[Collected data entries]
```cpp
template <int METHOD, bool PACKED, int VEC, bool SPREAD>
__global__ __launch_bounds__(256, 4) void k_frame(const FrameArgs a)
{
    constexpr bool CHAIN = METHOD == 5;
    using Smem = SmemT<SPREAD, CHAIN>;
    __shared__ Smem sm;

    const int list_mode = a.list_mode;
    const int wl_n = list_mode ? cold_args()->wl_ctl[0] : 0;
    auto list_done = [&]() {
        KArgs ka = cold_args();
        int *ctl = ka->wl_ctl, *stat = ka->wl_stat;
        if (atomicAdd(&ctl[2], 1) == min((int)gridDim.x, wl_n) - 1) {
            ctl[0] = 0; ctl[1] = 0; ctl[2] = 0;
            if (stat) { __atomic_store_n(stat, ctl[3], __ATOMIC_RELAXED); __threadfence_system(); }
        }
    };
    if (list_mode && (int)blockIdx.x >= wl_n) {
        if (wl_n == 0 && blockIdx.x == 0 && threadIdx.x == 0) {
            KArgs ka = cold_args();
// ... 375 lines not shown
    if (wt.adaptive && st.h_stat) {
        Backoff &b = st.back[wt.word];
        long long reported = 0, of = 0;
        if (b.look(__atomic_load_n(&st.h_stat[wt.word], __ATOMIC_RELAXED), &reported, &of)) {
            b.judge(reported * 100 > of * (wt.word == 0 ? KF_P_BUSY_PERCENT : KF_S_BUSY_PERCENT));
            if (wt.word == 0) st.some_listed = reported * 100 > of * KF_P5_CALM_PERCENT;
        }
        v.held = b.wide_left > 0;
    }
    v.some_listed = st.some_listed;
    if (const int rc = plan_frame_pass(in, sw, v, pl)) return rc;
    if (wt.adaptive && v.held) st.back[wt.word].wide_left--;
    if (pl->list_after && pl->wl_entries > st.wl_cap) {
        if (st.wl) (void)hipFree(st.wl);
        st.wl = nullptr; st.wl_cap = 0;
        if (hipMalloc(&st.wl, (size_t)pl->wl_entries * sizeof(int2)) != hipSuccess) { set_error("work list: allocation of %lld entries failed", pl->wl_entries); return MLVFS_AMD_ERR_HIP; }
        st.wl_cap = pl->wl_entries;
    }
    if (pl->first == FirstKernel::s) st.back[1].pending += pl->steps;
    if (pl->list_after) st.back[0].pending += pl->tiles;
    *out = st;
    return MLVFS_AMD_OK;
}
int stream_listed_tiles(hipStream_t stream, long long *tiles)
{
    int dev = 0;
    if (hipGetDevice(&dev) != hipSuccess) return MLVFS_AMD_ERR_HIP;
    std::lock_guard<std::mutex> lk(g_ticket_mu);
    const auto it = g_tickets.find({ dev, stream });
    if (it == g_tickets.end() || !it->second.h_stat) return MLVFS_AMD_ERR_ARG;
    *tiles = (long long)(unsigned)__atomic_load_n(&it->second.h_stat[0], __ATOMIC_RELAXED);
    return MLVFS_AMD_OK;
}
void release_stream_state(int device, hipStream_t stream)
{
    std::lock_guard<std::mutex> lk(g_ticket_mu);
    auto it = g_tickets.find({ device, stream });
    if (it == g_tickets.end()) return;
    if (it->second.tickets) (void)hipFree(it->second.tickets);
    if (it->second.wl) (void)hipFree(it->second.wl);
    if (it->second.h_stat) (void)hipHostFree(it->second.h_stat);
    g_tickets.erase(it);
}
__global__ __launch_bounds__(256) void k_build_e2d(const uint16_t *__restrict__ u16, int black, uint2 *__restrict__ e2d, int *__restrict__ bad)
{
    const int b = blockIdx.x * blockDim.x + threadIdx.x;
    if (b >= E2D_RECORDS_EXT) return;
    auto entry = [&](int i) { return (uint16_t)((((int)u16[i & 32767]) >> (13 - (i >> 15))) + black); };
    if (b >= E2D_RECORDS) { e2d[b] = make_uint2(entry(E2R_ENTRIES - 1), 0u); return; }
    unsigned bits = 0;
    uint16_t prev = entry(32 * b);
    const uint16_t base = prev;
    for (int j = 0; j < 31; j++) {
        const uint16_t next = entry(32 * b + j + 1);
        const unsigned d = (uint16_t)(next - prev);
        if (d > 1) atomicAdd(bad, 1);
        bits |= (d & 1u) << j;
        prev = next;
    }
    e2d[b] = make_uint2(base, bits);
}
namespace {
constexpr size_t E2R_CACHE = 8;
struct E2rEntry { uint2 *table; unsigned long long used; };
std::mutex g_tables_mu;
std::map<std::pair<int, int>, E2rEntry> g_e2r;
// ... 179 lines not shown
```

### mlvfs_amd/csrc/k_frame_p.hip

```cpp
#include "frame_plan.h"
#include "k_stream_dev.h"

namespace mlv {

constexpr int P_WAIT_MIN = 1, P_WAIT_MAX = 15;
template <bool SPREAD_>
struct __align__(16) SmemP {
    static constexpr bool SPREAD = SPREAD_;
    uint16_t raw[2 * RH][2 * TCW];
    uint32_t pk[PH][PW];
    int ge[RH][TCW];
    uint16_t t16[MLV_T16_N + (SPREAD_ ? 64 : 0)];
    uint32_t has_patch[PMAP_WORDS];
    uint32_t xchg[3][XCHG_WORDS];
    int unc[2];
    int low[2];
    int dim[2];
    int next_tile, next_end;
    int walk[5];
    int2 carry_at[256];
    uint4 carry_spare;
};

struct PGroup {
// ... 522 lines not shown
            fb_wait = min(2 * fb_wait + 1, P_WAIT_MAX);
            cont = false;
        } else {
            fb_wait = P_WAIT_MIN;
            cont = cont_next;
        }
        low_prev = low_cur;
        t = t_next;
        t_end = t_end_next;
        cur = nxt;
        par ^= 1;
    }
    if (tid == 0) {
        KArgs ka = cold_args();
        const int groups = ka->groups;
        int *tickets = ka->tickets;
        if (atomicAdd(&tickets[2 * groups], 1) == (int)gridDim.x - 1)
            for (int i = 0; i <= 2 * groups; i++) tickets[i] = 0;
    }
}

template <bool SPREAD, int VEC>
__global__ __launch_bounds__(1024, 1) void k_frame_p5(const FrameArgs a, int cols, int segs, int seg_rows, int fold, int S_OUT)
{
    static_assert(!SPREAD, "one table layout");
    asm volatile("" : "+s"(cols));
    constexpr int BPP = 14;
    constexpr int WAVES = 16;
    constexpr int SLOTS = 3;
    constexpr int PARK_LANES = 62;
    struct __align__(16) Smem {
        int ev[MLV_EV32_N];
        uint4 park[WAVES][SLOTS][2][PARK_LANES];
    };
    static_assert(sizeof(Smem) <= 160 * 1024, "the CU's LDS");
    __shared__ Smem sm;
    {
        const uint4 *s4 = (const uint4 *)cold_args()->ev32;
        uint4 *d4 = (uint4 *)sm.ev;
        for (int i = (int)threadIdx.x; i < MLV_EV32_N * 4 / 16; i += 64 * WAVES) d4[i] = s4[i];
    }
    __syncthreads();
    const int lane = (int)threadIdx.x & 63;
    const int w = a.w, h = a.h, black = a.black;
    const uint32_t koff = 4u - 4u * (uint32_t)black;
    const int rows = h >> 1;
    const StreamGrid sg = stream_grid(cols, segs, fold);
    const int ntasks = cold_args()->nframes * sg.per_frame;
    const uint32_t pitch = (uint32_t)(w >> 3) * 14u;
    int *tickets = cold_args()->tickets;
    uint4 (*const mypark)[2][PARK_LANES] = sm.park[threadIdx.x >> 6];
    const int plane = min(max(lane - 1, 0), PARK_LANES - 1);
    const bool parks = lane >= 1 && lane <= PARK_LANES;
    for (;;) {
        const int task = stream_draw(tickets, lane);
        if (task >= ntasks) break;
        const StreamTask t = stream_task<VEC>(task, sg, segs, seg_rows, fold, S_OUT, lane, w, rows);
        const int f = t.f, c = t.c, j0 = t.j0, j1 = t.j1, nparts = t.nparts, P = t.P, roff = t.roff;
        KArgs kt = cold_args();
        const uint8_t *const frame = kt->src + (size_t)f * kt->src_stride;
        const mlv_i32x4 rs_in = frame_rsrc(frame, kt->src_bytes);
        mlv_i32x4 rs_out = { 0, 0, 0, 0 };
        int tx0 = 0;
        bool xm = false;
        uint32_t dA0[4], dA1[4], dB0[4], dB1[4];
        auto issue = [&](int r, uint32_t (&d0)[4], uint32_t (&d1)[4]) { stream_issue(rs_in, r, roff, rows, pitch, t.gbyte, d0, d1); };
        issue(j0 - 2, dA0, dA1);
        issue(j0 - 1, dB0, dB1);
        int ref_r, ref_b;
        {
            const int x0 = min(max(8 * (c * S_OUT + S_OUT / 2), 0), (w - 16) & ~1), y0 = min(j0 + j1, (h - 4) & ~1) & ~1;
            const uint32_t px = fetch_clamped<BPP>(frame, w, h, x0 + (lane & 15), y0 + (lane >> 4));
            const int ev = sm.ev[1 + min(max((int)px - black, 1), 16383)];
            constexpr int CX[5] = { 0, 3, 6, 1, 5 }, CY[5] = { 0, 0, 0, 1, 1 };
            int sdr[5], sdb[5];
#pragma unroll
            for (int k = 0; k < 5; k++) {
                const int l0 = 2 * CX[k] + 32 * CY[k];
                const int rr = __builtin_amdgcn_readlane(ev, l0), g1 = __builtin_amdgcn_readlane(ev, l0 + 1);
                const int g2 = __builtin_amdgcn_readlane(ev, l0 + 16), bb = __builtin_amdgcn_readlane(ev, l0 + 17);
                const int gg = (g1 + g2) >> 1;
                sdr[k] = rr - gg; sdb[k] = bb - gg;
            }
            auto med5 = [](const int (&v)[5]) { return med3i(v[4], max(min(v[0], v[1]), min(v[2], v[3])), min(max(v[0], v[1]), max(v[2], v[3]))); };
            ref_r = med5(sdr);
            ref_b = med5(sdb);
        }
        int n_pm = 0, pm_cell = -1;
// ... 233 lines not shown
```

### mlvfs_amd/csrc/k_stream_dev.h

```cpp
#pragma once
#include "k_frame_dev.h"

namespace mlv {

struct StreamGrid { int ncols_full, nfolded, per_frame; };
__device__ __forceinline__ StreamGrid stream_grid(int cols, int segs, int fold)
{
    StreamGrid sg;
    sg.ncols_full = fold > 1 ? cols - 1 : cols;
    sg.nfolded = fold > 1 ? (segs + fold - 1) / fold : 0;
    sg.per_frame = sg.ncols_full * segs + sg.nfolded;
    return sg;
}

__device__ __forceinline__ int stream_draw(int *tickets, int lane)
{
    int task = 0;
    if (lane == 0) task = atomicAdd(&tickets[0], 1);
    return __builtin_amdgcn_readfirstlane(task);
}

struct StreamTask {
    int f, c;
    int j0, j1;
    int nparts, P;
    int pl, part, roff;
    int g;
    bool writes;
    uint32_t gbyte;
    uint32_t sel, sel1;
};
template <int VEC>
__device__ __forceinline__ StreamTask stream_task(int task, const StreamGrid &sg, int segs, int seg_rows, int fold, int S_OUT, int lane, int w, int rows)
{
    StreamTask t;
    const int gmax = (w >> 3) - 1;
    t.f = task / sg.per_frame;
    const int rem = task - t.f * sg.per_frame;
    const bool folded = rem >= sg.ncols_full * segs;
    t.c = folded ? sg.ncols_full : rem / segs;
    const int seg = folded ? (rem - sg.ncols_full * segs) * fold : rem - t.c * segs;
    t.j0 = seg * seg_rows; t.j1 = min(t.j0 + seg_rows, rows);
    t.nparts = folded ? fold : 1; t.P = folded ? 64 / fold : 64;
    t.pl = lane & (t.P - 1); t.part = folded ? lane / t.P : 0;
    t.roff = t.part * seg_rows;
    const int g_true = t.c * S_OUT + t.pl - 1;
    t.g = min(max(g_true, 0), gmax);
    t.writes = t.pl >= 1 && t.pl <= min(S_OUT, t.P - 2) && g_true <= gmax && t.j0 + t.roff < rows;
    t.gbyte = (uint32_t)t.g * 14u;
    t.sel = (t.g & 1) ? SEL_MIS : SEL_SWAP;
    t.sel1 = VEC == 2 ? t.sel ^ (SEL_SWAP ^ SEL_MIS) : t.sel;
    return t;
// ... 63 lines not shown
```

### mlvfs_amd/lib.py

```python
from __future__ import annotations

import ctypes as C
import os
import subprocess

import numpy as np

from . import abi

HERE = os.path.dirname(os.path.abspath(__file__))
SO_PATH = os.path.join(HERE, "libmlvfs_amd.so")

OK = 0
ERR_HIP, ERR_ARG, ERR_LUT, ERR_NOMEM, ERR_IO = -1, -2, -3, -4, -5
MLV_PLAIN, MLV_LJ92 = 0, 1


class Geom(C.Structure):
    _fields_ = [("width", C.c_int32), ("height", C.c_int32), ("bpp", C.c_int32), ("black", C.c_int32),
                ("white", C.c_int32), ("pan_x", C.c_int32), ("pan_y", C.c_int32)]


class MountOpts(C.Structure):
    _fields_ = [("chroma_smooth", C.c_int32), ("fix_bad_pixels", C.c_int32), ("fix_stripes", C.c_int32), ("dual_iso", C.c_int32),
                ("hdr_interpolation_method", C.c_int32), ("hdr_no_fullres", C.c_int32), ("hdr_no_alias_map", C.c_int32),
                ("deflicker", C.c_int32), ("fix_pattern_noise", C.c_int32), ("rand_mode", C.c_int32), ("fps", C.c_double)]
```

▶ [Instructions to follow] Based on the records above, how many lines hold the string "tiles"? Answer with the number by itself.

▶ [Exercise response] 3